不動庵 碧眼録

武芸と禅を中心に日々想うままに徒然と綴っております。

悟った人が枯れた花を見たら何とする

息子が突然出してきた現成公案です。

「そんなもん、俺に分かるか~っ!」

私の答えはそんなものでしょうか(爆)

とはいえ、私なりに答えました。

東名自動車道を通る時、いつも薩埵(さった)トンネルで息子に庵原平四郎の話しをします。

庵原平四郎とは、江戸時代、白隠禅師がいた時代の人で、在家でありながら悟りを得た人として知られています。

私もあの話しはとても好きですね。

今回は息子に「相対的視点」と「絶対的視点」について、禅の視点で色々話しました。

まあ話すと長くなってしまうので省略しますが、日頃からよく質問するだけあって恐るべき理解力です。

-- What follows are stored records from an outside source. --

__global__ __launch_bounds__(1024) void k_join_layout(const i32 *kmin, const i32 *kmax, const u32 *kcnt, u32 nkeys, u64 n,
                                                      i32 *origin, u32 *span, u32 *lbase, u32 *hdr, u64 maxcells,
                                                      u32 *kreg, u32 *rkey, const u32 *lenhist, u32 regmax, u32 *fbase, int filter_mode, int lbuild_ok, const u32 *badkey)
{
    __shared__ u64 red[1024 / IVX_WAVE + 1];
    __shared__ u32 s_sh0;
    const u32 t = threadIdx.x;
    for (u32 k = t; k < nkeys; k += 1024) {
        u32 c = kcnt[k];
        origin[k] = c ? kmin[k] : 0;
        span[k] = c ? (u32)((i64)kmax[k] - (i64)kmin[k]) : 0u;
    }
    __syncthreads();
    __shared__ u64 s_tot[40];
    __shared__ u64 s_loff[IVX_MAXL + 1];
    const u32 wv = t / IVX_WAVE, ln = lane_id();
    constexpr u32 NWV = 1024 / IVX_WAVE;
    const u64 budget0 = 2 * n + nkeys;
    for (u32 sh = IVX_SH_MIN + wv; sh <= 31; sh += NWV) {
        u64 a = 0;
        for (u32 k = ln; k < nkeys; k += IVX_WAVE) a += cells_of(kcnt[k], span[k], sh);
        a = wave_sum(a);
        if (ln == 0) s_tot[sh] = a;
    }
    __syncthreads();
    __shared__ float s_occ0;
    __shared__ u64 s_cum[34];
    __shared__ float s_cost[32], s_cocc[32];
    __shared__ u32 s_shb;
    if (t <= 32) s_cum[t + 1] = lenhist[t];
    __syncthreads();
    __shared__ u32 s_fg;
    if (t == 0) {
        u32 shb = IVX_SH_MIN;
        while (shb < 31 && s_tot[shb] > budget0) shb++;
        s_shb = shb;
        u32 fg = 0xFFFFFFFFu;
        if (filter_mode != 0 && (u64)nkeys * 34 < IVX_FBITS_MAX / 2) {
            u32 g = IVX_SH_MIN;
            while (g < 31 && s_tot[g] + (u64)nkeys * 34 > IVX_FBITS_MAX) g++;
            const double bits = (double)(s_tot[g] + nkeys);
            double touched = 0.0;
            for (u32 b = 0; b <= 32; b++) touched += (double)s_cum[b + 1] * ((b > g ? (double)(3ull << (b - g)) * 0.25 : 0.0) + 1.5);
            if (n && s_tot[g] + (u64)nkeys * 34 <= IVX_FBITS_MAX && (filter_mode == 2 || touched < 0.15 * bits) && touched < 64.0 * (double)n + 1.0e6) fg = g;
        }
        s_fg = fg;
// ... 29 lines not shown
        for (u32 c = 1; c < 32; c++) if (s_cost[c] < s_cost[bi]) bi = c;
#ifdef IVX_SH_BIAS
        { const int b2 = (int)bi + (IVX_SH_BIAS); bi = b2 < 0 ? 0u : (s_shb + (u32)b2 > 31 ? 31 - s_shb : (u32)b2); }
#endif
        s_sh0 = s_shb + bi; s_occ0 = s_cocc[bi];
    }
    __syncthreads();
    const u32 sh0 = s_sh0;
    u32 nlev = 0;
    for (u32 l = 0; l < IVX_MAXL; l++) { nlev = l + 1; if (sh0 + IVX_LSTEP * l >= 32) break; }
    for (u32 l = wv; l < nlev; l += NWV) {
        const u32 sh = sh0 + IVX_LSTEP * l;
        u64 carry = 0;
        for (u32 k0 = 0; k0 < nkeys; k0 += IVX_WAVE) {
            const u32 k = k0 + ln;
            const u64 c = k < nkeys ? cells_of(kcnt[k], span[k], sh) : 0u;
            const u64 inc = wave_incl_scan(c);
            if (k < nkeys) lbase[(u64)l * nkeys + k] = (u32)(carry + inc - c);
            carry += __shfl(inc, IVX_WAVE - 1, IVX_WAVE);
        }
        if (ln == 0) s_tot[l] = carry;
    }
    __syncthreads();
    if (t == 0) {
        u64 run = 0;
        for (u32 l = 0; l < nlev; l++) { s_loff[l] = run; run += s_tot[l]; }
        hdr[HDR_SH0] = sh0;
        hdr[HDR_NLEV] = nlev;
        hdr[HDR_NBINS] = (u32)(run <= maxcells ? run : maxcells);
    }
    __syncthreads();
    for (u32 l = 1 + wv; l < nlev; l += NWV) {
        const u32 add = (u32)s_loff[l];
        for (u32 k = ln; k < nkeys; k += IVX_WAVE) lbase[(u64)l * nkeys + k] += add;
    }
    for (u32 mid = wv; mid <= 32; mid += NWV) {
        u64 a = 0;
        for (u32 k = ln; k < nkeys; k += IVX_WAVE) {
            const u64 c = cells_of(kcnt[k], span[k], sh0);
            a += mid >= 32 ? (c ? 1u : 0u) : ((c + (1ull << mid) - 1) >> mid);
        }
        a = wave_sum(a);
        if (ln == 0) s_tot[mid] = a;
    }
    __syncthreads();
    u32 clo = 0;
    while (clo < 32 && s_tot[clo] > IVX_MAXREG) clo++;
    if (clo > IVX_REG_CS_MAX && clo <= 32 && s_tot[IVX_REG_CS_MAX] <= IVX_MAXREG2) clo = IVX_REG_CS_MAX;
    u64 R = clo < 32 ? (1ull << clo) : 0;
    bool pow2 = true;
    if (clo < 32 && s_occ0 * (float)R > 0.9f * (float)IVX_RP_ECAP) {
        const float want = 0.85f * (float)IVX_RP_ECAP / s_occ0;
        R = want < 1.f ? 1ull : (u64)want;
        pow2 = false;
    }
    auto regions_for = [&](u64 r) -> u64 {
        u64 a = 0;
        for (u32 k = t; k < nkeys; k += 1024) { const u64 c = cells_of(kcnt[k], span[k], sh0); a += (c + r - 1) / r; }
        return block_sum<u64, 1024>(a, red);
    };
    if (R && nkeys > regmax && regions_for(1ull << 40) > regmax) R = 0;
    if (R) {
        if (!(pow2 && clo < 32 && s_tot[clo] <= regmax)) while (regions_for(R) > regmax) { R *= 2; }
        if (!pow2) {
            u64 mc = 0;
            for (u32 k = t; k < nkeys; k += 1024) { const u64 c = cells_of(kcnt[k], span[k], sh0); mc = c > mc ? c : mc; }
            __shared__ u64 s_mc;
            if (t == 0) s_mc = 0;
            __syncthreads();
            atomicMax((unsigned long long *)&s_mc, (unsigned long long)mc);
            __syncthreads();
            const u64 M = ((1ull << 40) + R - 1) / R;
            if (s_mc * R >= (1ull << 40) || s_mc > (1ull << 63) / M || (R & (R - 1)) == 0) {
                u64 p = 1; while (p * 2 <= R) p *= 2;
                R = p; pow2 = true;
                while (regions_for(R) > regmax) R *= 2;
            }
        }
    }
    u32 cs = 32;
    if (R && pow2) { cs = 0; while ((1ull << cs) < R) cs++; }
    u64 rrun = 0;
    for (u32 k0 = 0; k0 < nkeys; k0 += 1024) {
        const u32 k = k0 + t;
        u64 c = k < nkeys ? cells_of(kcnt[k], span[k], sh0) : 0u;
        c = R ? (c + R - 1) / R : 0;
        u64 tot;
        const u64 ex = block_excl_scan<u64, 1024>(c, red, &tot);
        if (k < nkeys && R) {
            kreg[k] = (u32)(rrun + ex);
            for (u64 r = 0; r < c; r++) rkey[rrun + ex + r] = k;
        }
        rrun += tot;
    }
    {
        const u32 fg = s_fg;
        u64 frun = 0;
        for (u32 k0 = 0; k0 < nkeys; k0 += 1024) {
            const u32 k = k0 + t;
            u64 c = (fg != 0xFFFFFFFFu && k < nkeys && kcnt[k]) ? (u64)(((span[k] >> fg) + 2u + 31u) & ~31u) : 0u;
            u64 tot;
            const u64 ex = block_excl_scan<u64, 1024>(c, red, &tot);
            if (k < nkeys) fbase[k] = (u32)(frun + ex);
            frun += tot;
        }
        if (t == 0) { hdr[HDR_FG] = frun <= IVX_FBITS_MAX ? fg : 0xFFFFFFFFu; hdr[HDR_FBITS] = (u32)frun; }
    }
    if (t == 0) {
        kreg[nkeys] = (u32)rrun;
        hdr[HDR_CS] = pow2 ? cs : 0xFFFFFFFFu;
        hdr[HDR_NREG] = R ? (u32)rrun : 0u;
        hdr[HDR_RCELLS] = (u32)(R > 0xFFFFFFFFull ? 0xFFFFFFFFull : R);
        const u64 M = R ? ((1ull << 40) + R - 1) / R : 0;
        hdr[HDR_RMUL_LO] = (u32)M; hdr[HDR_RMUL_HI] = (u32)(M >> 32);
        hdr[HDR_PK24] = (R && sh0 < 24 && R <= (1ull << (24 - sh0))) ? 1u : 0u;
        hdr[HDR_BADKEY] = *badkey;
        hdr[HDR_LBUILD] = (lbuild_ok && R && R <= LB_CCAP && rrun && rrun <= IVX_MAXREG_WIDE && s_cum[33] == s_cum[sh0 + 1]) ? 1u : 0u;
    }
}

自我という錯覚の波、仏という名の海、自分で認識できない自分という存在を認識しかできない相手と比べることのおかしさなど、今回は延々1時間以上に亘って熱心に語りました。

今回特に話したのは「無」。

無はどうやって分かるか?

どうして無なのか?

生まれてきたのに死にまっしぐらに進んでいき、そして確実に死にます。

無に還ります。どうして?

私は今回、お寺の鐘を喩えに使いました。

鐘は中が無だからこそ良く音が鳴ります。

何かが詰まっていたら鳴りません。

ではどうやって中が無であることを証明するのか?

鐘の中に何かをいっぱいに詰め込み、そしてそれを取り出します。

何もなくなるときれいな音色が広がって、周囲の人たちに知らせることができます。

自分が無だからです。

何かを詰め込む作業は勉強とか仕事とか色々あるかも知れません。

だから生きている間何かを学んだり覚えたことはやがて、素晴らしい仏の音色にして、みんなに聞かせる為に今度はどんどん捨てていくのだと説明しました。

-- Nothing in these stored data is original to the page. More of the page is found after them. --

## Precompute pooled BN-ReLU transition input once for large transition convs

For DenseNet transition layers whose pooled output has enough rows, the BN+ReLU+2x2 average pool is now materialized once into a new buffer by a dedicated kernel. The forward 1x1 conv and its wgrad then read that plain buffer instead of redoing the pool-gather with BN/ReLU inside every GEMM tile. This trades extra memory and one pointwise pass for less redundant gather work in the conv kernels. It also adds wgrad kernel instantiations for the new operand pattern, debug switches in igemm, and a standalone C API entry.

```diff
diff --git a/dmmfods_amd/_lib.py b/dmmfods_amd/_lib.py
--- a/dmmfods_amd/_lib.py
+++ b/dmmfods_amd/_lib.py
@@ -157,6 +157,7 @@
     L.dmm_conv_scratch_bytes.argtypes = [C.POINTER(ConvDesc)]
     L.dmm_conv_scratch_bytes.restype = sz
     L.dmm_conv_forward.argtypes = [C.POINTER(ConvDesc), vp, vp, vp, vp, vp, vp, vp, vp]
+    L.dmm_pool_act.argtypes = [C.c_int, vp, C.c_int, C.c_int, C.c_int, C.c_int, C.c_int, vp, vp, vp, C.c_int, vp]
     L.dmm_conv_logits.argtypes = [C.POINTER(ConvDesc), vp, vp, vp, vp, vp, vp, vp]
     L.dmm_conv_wgrad.argtypes = [C.POINTER(ConvDesc), vp, vp, vp, vp, vp, vp, vp]
     L.dmm_conv_dgrad.argtypes = [C.POINTER(ConvDesc), vp, vp, vp, vp, vp, vp, vp, vp, vp]
@@ -185,7 +186,7 @@
     "dmm_adam_table_bytes", "dmm_adam_table_init", "dmm_adam_step_segmented", "dmm_adam_step_guarded_segmented",
     "dmm_adam_step_segmented_ema", "dmm_adam_step_guarded_segmented_ema",
     "dmm_plan_wgrad_batch_counts", "dmm_conv_wgrad_grouped", "dmm_bw1_reduce_grouped",
-    "dmm_logit_hist_elems", "dmm_logit_hist", "dmm_augment_batch",
+    "dmm_logit_hist_elems", "dmm_logit_hist", "dmm_augment_batch", "dmm_pool_act",
 ]
 HIST_MAX_THRESHOLDS = 255
 
diff --git a/dmmfods_amd/csrc/capi.cpp b/dmmfods_amd/csrc/capi.cpp
--- a/dmmfods_amd/csrc/capi.cpp
+++ b/dmmfods_amd/csrc/capi.cpp
@@ -248,7 +248,7 @@
     case OP_BNBWD:
       if (accumulate) { BnBwdFinalizeArgs bb = o.bb; bb.accumulate = 1; return launch_bn_bwd_finalize(bb, st); }
       return launch_bn_bwd_finalize(o.bb, st);
-    case OP_POOL: return launch_maxpool_fwd(o.mp, dt, st);
+    case OP_POOL: return launch_pool(o.mp, dt, st);
     case OP_POOLBWD: return launch_maxpool_bwd(o.mpb, dt, st);
     case OP_BCE: return launch_bce_metrics(o.bce, dt, st);
     case OP_PACK: return launch_pack(o.pk.descs, o.pk.prefix, o.pk.ndesc, o.pk.total_rows, dt, st, o.pk.tdescs, o.pk.tiles, o.pk.nt1, o.pk.nt9);
@@ -589,6 +589,29 @@
   a.B = B; a.NC = NC; a.H = H; a.W = W; a.K = nthr; a.gt = gt_threshold;
   for (int k = 0; k < nthr; ++k) a.thr[k] = thresholds[k];
   HIPCHK(launch_logit_hist(a, accumulate, (hipStream_t)stream));
+  return DMM_OK;
+}
+
+int dmm_pool_act(int dtype, const void* x, int B, int H, int W, int C, int ldx, const float* scale, const float* shift, void* out, int ldo,
+                 void* stream) {
+  const std::string who = "dmm_pool_act: ";
+  if (!x || !scale || !shift || !out) return fail(DMM_ERR_INVALID, who + "null argument");
+  if (dtype != DMM_F32 && dtype != DMM_F16 && dtype != DMM_BF16) return fail(DMM_ERR_INVALID, who + "unknown dtype");
+  const int slot = dtype == DMM_F32 ? 4 : 8;
+  if (B < 1 || H < 2 || W < 2) return fail(DMM_ERR_INVALID, who + "B must be >= 1, H and W >= 2");
+  if (H % 2 || W % 2) return fail(DMM_ERR_INVALID, who + "H and W must be even (2x2 windows, stride 2)");
+  if ((long long)B * (H / 2) * (W / 2) >= (1ll << 31)) return fail(DMM_ERR_INVALID, who + "B * H/2 * W/2 must be < 2^31");
+  if (C < slot || C % slot) return fail(DMM_ERR_INVALID, who + "C must be a positive multiple of the 16-byte slot (" + std::to_string(slot) + " channels)");
+  if (ldx < C || ldo < C || ldx % slot || ldo % slot) return fail(DMM_ERR_INVALID, who + "pitches must be multiples of the slot and >= C");
+  if ((uintptr_t)x % 16 || (uintptr_t)out % 16 || (uintptr_t)scale % 16 || (uintptr_t)shift % 16)
+    return fail(DMM_ERR_INVALID, who + "x, out, scale and shift must be 16-byte aligned");
+  MaxpoolArgs a;
+  memset(&a, 0, sizeof(a));
+  a.mode = POOL_ACT2;
+  a.y0 = x; a.ld0 = ldx; a.H0 = H; a.W0 = W; a.B = B; a.C = C;
+  a.scale = scale; a.shift = shift;
+  a.out = out; a.ldo = ldo; a.Hp = H / 2; a.Wp = W / 2;
+  HIPCHK(launch_pool(a, dtype, (hipStream_t)stream));
   return DMM_OK;
 }
 
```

まあ捨てるとは忘れるという意味でも、廃棄すると言うことでもありませんよ。

「私」が「知識・経験」を、という相対的な考えを捨てる、という意味で教えました。

遠回しに三昧について説明しましたが、どうやら息子はその感覚をおもしろがり、何度も思い巡らせていました。

老子にもありますが、門も「無」だからこそ通れます。

門に何かあったら通れません。

無の有用性をやや具現化しているきらいはありますが、道家の説明は正しいと思います。

そして仏教で言う無は「有」の反対の「無」ではなく、有無がないという意味の無、つまり絶対的視点の無、ということを話しました。

とてもよく理解したのには私も驚かされましたが、私は悔し紛れにお前は仏から別れてまだ10年も経っていないからよく分かるんだ、と言ってやりました(笑)。

私の禅の師二人は老師ですからまさに何度も見照しています。

息子は悟るプロセスに非常に興味を持ったようですが、これは大人になるまでずっと想い続けて欲しいですね。悟ったら宇宙飛行士を諦めてぜひとも臨済僧にでもなってくれと言いました。(爆)

多少意識的に後ろに座っていた妻にも聞こえるように話しましたが、こんな話しは日常的に息子と良くしています。

方法論や道は自分で見つけるべきだと思います。

親がすべきはそんなことを分からせることではありません。

答えのない問い、問いが分からない答え、世の有り様そのままを一緒に考えてあげることだと思っています。

私は僧侶ではないので、自分の浅はかな経験から分かる範囲で息子に語りましたが、いつか庵原平四郎のようになりたいと思って修行に励んでおります。